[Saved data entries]

# PIC4SeR/nav2_social_mpc_controller

Measured on AMD Instinct MI355X. Metric: MPC solves/sec (horizon=18, 8 agents, max 40 LM iterations, Ceres termination rules), higher is better.
Workload: dtype f64; 1 GPU; BASELINE configs[2] per GPU: batch=8192 scenes/GPU, 8 people, horizon=18 (T=28, block=6, P=6, M=226), 200x200 u8 costmap per scene, DENSE_SCHUR, max 40 LM iterations with Ceres termination rules; consecutive steps overlapped on 4 HIP streams, every stream on a scene batch of its own; scenes_per_gpu=8192, people=8, T=28, P=6, M=226, streams=4, distinct_scene_batches=4

## Files before the change

### nav2_social_mpc_controller_amd/csrc/smpc_launch.hpp

```cpp
#pragma once

#include <hip/hip_runtime.h>
#include <stdint.h>

#include "../../include/smpc.h"
#include "smpc_math.hpp"

namespace smpc {

constexpr int kWave = 64;
constexpr double kNoTarget = 1e300;
constexpr int kSoc = 15;

typedef double v4d __attribute__((ext_vector_type(4)));
typedef double v2d __attribute__((ext_vector_type(2)));

struct KParams {
  int B, T, N, CH, bl, nb, P, nbounded, nfeas;
  int size_x, size_y, costmap_shared;
  double dt, resolution;
  double inv_resolution;
  smpc_params prm;
  const double* pose0;
  const double* init_params;
  const double* path_pts;
  const double* goal_yaw;
  const double* people;
  const uint8_t* has_people;
  const int32_t* T_scene;
  const uint8_t* costmap;
  const double* costmap_origin;
  double* o_params;
  double* o_cmds;
  double* o_path;
  int32_t* o_status;
  int32_t* o_reason;
  int32_t* o_iterations;
  int32_t* o_evaluations;
  double* o_initial_cost;
  double* o_final_cost;
  int* queue;
  const double* people_rec;
  const double* people_aux;
  const int32_t* order;
  int hp_A;
  int full_gram;
  int prio_step;
  int lone_help;
  double* stage_rec;
  double* stage_aux;
  unsigned long long* stamps;
  const double* e_x;
  double* e_residuals;
  double* e_jacobian;
  double* e_cost;
  double* e_gradient;
  int e_M;
  int e_row_order;
  MathTab mt;
  AtanNodeTab an;
  const smpc_scene_params* scene_params;
  double* o_trace;
  int32_t* o_trace_n;
  int trace_rows;
  int stage_at_fetch;
};
constexpr int kTraceCols = SMPC_TRACE_COLS;
constexpr int kQueueWords = 4;

__host__ __device__ constexpr bool lone_trip_kernel(int W, bool vt, bool sp, bool trace) { return W == 32 && !vt && !sp && !trace; }

typedef const KParams __attribute__((address_space(4))) * KParamsK;

constexpr int kSensInRegsMaxBlocks = 6;
__host__ __device__ constexpr int eval_extra_doubles(int T, int P, int W) {
  return (64 / W) * (2 * T * P) + (P / 2 > kSensInRegsMaxBlocks ? (64 / W) * (5 * (P / 2) * W) : 0);
}
__host__ __device__ constexpr int atan_tab_offset(int slot_doubles, int extra_doubles) { return (slot_doubles + extra_doubles + 3) & ~3; }
constexpr int kAtanTabDoubles = kAtanNodes * kAtanNodeStride;
constexpr int kGramChunk = 16;
__host__ __device__ constexpr int gram_red_doubles(int W) { return W * (kGramChunk + 1); }
__host__ __device__ constexpr int wave_extra_doubles(int P, int W) {
  return (kWave / W) * ((P / 2 > 1 ? P / 2 - 1 : 1) * (P + 1));
}

struct LdsLayout {
  int ag;
  int valid;
  int cs;
  int inc;
  int cst;
  int stepst;
  int part;
  int hz;
  int sp;
  int lanec;
  int lm;
  int gram;
  int scratch;
  int total;
};
// ... 88 lines not shown
```

### nav2_social_mpc_controller_amd/csrc/smpc_lm.hpp

```cpp
#pragma once

#include <hip/hip_runtime.h>

#include "smpc_math.hpp"

namespace smpc {

#ifdef SMPC_STAMPS
__device__ unsigned long long g_ls_dbg[8];
#define SMPC_LS_COUNT(i, n) do { if ((threadIdx.x & 31) == 0) atomicAdd(&g_ls_dbg[i], (unsigned long long)(n)); } while (0)
#else
#define SMPC_LS_COUNT(i, n) do { } while (0)
#endif


__device__ inline void fullpiv_solve(double* A, double* b, int* perm, double* z, double* out, int n) {
  for (int i = 0; i < n; ++i) perm[i] = i;
  for (int kk = 0; kk < n; ++kk) {
    int pr = kk, pc = kk;
    double best = -1.0;
    for (int i = kk; i < n; ++i)
      for (int j = kk; j < n; ++j) {
        const double v = fabs(A[i * n + j]);
        if (v > best) { best = v; pr = i; pc = j; }
// ... 325 lines not shown
  for (int i = 0; i < 4; ++i) {
    const double rt = roots[i];
    const bool in = rt >= lo && rt <= hi;
    if (__any(in)) { const double v = eval_poly_reg<nc>(poly, rt); if (in && v < opt_v) { opt_v = v; opt_x = rt; } }
  }
  const double sx[3] = {lower.x, current.x, previous.x};
#pragma unroll
  for (int smp = 0; smp < 3; ++smp) {
    const bool in = sx[smp] >= lo && sx[smp] <= hi;
    if (__any(in)) { const double v = eval_poly_reg<nc>(poly, sx[smp]); if (in && v < opt_v) { opt_v = v; opt_x = sx[smp]; } }
  }
  step_size = opt_x;
  return true;
}

__device__ inline double clampd(double v, double lo, double hi) { return (v != v) ? v : fmin(fmax(v, lo), hi); }

__device__ inline double yaw_roundtrip(double yaw) {
  double sz, cz;
  sincos(yaw * 0.5, &sz, &cz);
  return atan2(2.0 * (cz * sz), cz * cz - sz * sz);
}


__device__ inline bool armijo_holds(double value, double cost, double gd0, double alpha) {
  return isfinite(value) && !(value > fma(1e-4 * gd0, alpha, cost));
}

enum Phase { PH_FETCH = 0, PH_INIT = 1, PH_LS = 2, PH_REEVAL = 3, PH_DONE = 4, PH_IDLE = 5 };

enum Scal { S_COST = 0, S_XNORM, S_GMAX, S_RADIUS, S_DECF, S_MCC, S_GD0, S_DIRMAX, S_PREV_X, S_PREV_V, S_PREV_G,
            S_CUR_X, S_CUR_V, S_CUR_G, S_INITIAL_COST, S_FIRST_V, S_COUNT };

struct LmRegs {
  int phase, iter, evals, num_invalid, ls_iters, n_samples, status, reason;
  bool step_successful, at_least_one, prev_vv, prev_gv, cur_vv, cur_gv, first_vv;
};

}
```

# Exercise description
Every line of the entries above that holds "return" should be copied out.

# Solution below
__host__ __device__ constexpr bool lone_trip_kernel(int W, bool vt, bool sp, bool trace) { return W == 32 && !vt && !sp && !trace; }
  return (64 / W) * (2 * T * P) + (P / 2 > kSensInRegsMaxBlocks ? (64 / W) * (5 * (P / 2) * W) : 0);
__host__ __device__ constexpr int atan_tab_offset(int slot_doubles, int extra_doubles) { return (slot_doubles + extra_doubles + 3) & ~3; }
__host__ __device__ constexpr int gram_red_doubles(int W) { return W * (kGramChunk + 1); }
  return (kWave / W) * ((P / 2 > 1 ? P / 2 - 1 : 1) * (P + 1));
  return true;
__device__ inline double clampd(double v, double lo, double hi) { return (v != v) ? v : fmin(fmax(v, lo), hi); }
  return atan2(2.0 * (cz * sz), cz * cz - sz * sz);
  return isfinite(value) && !(value > fma(1e-4 * gd0, alpha, cost));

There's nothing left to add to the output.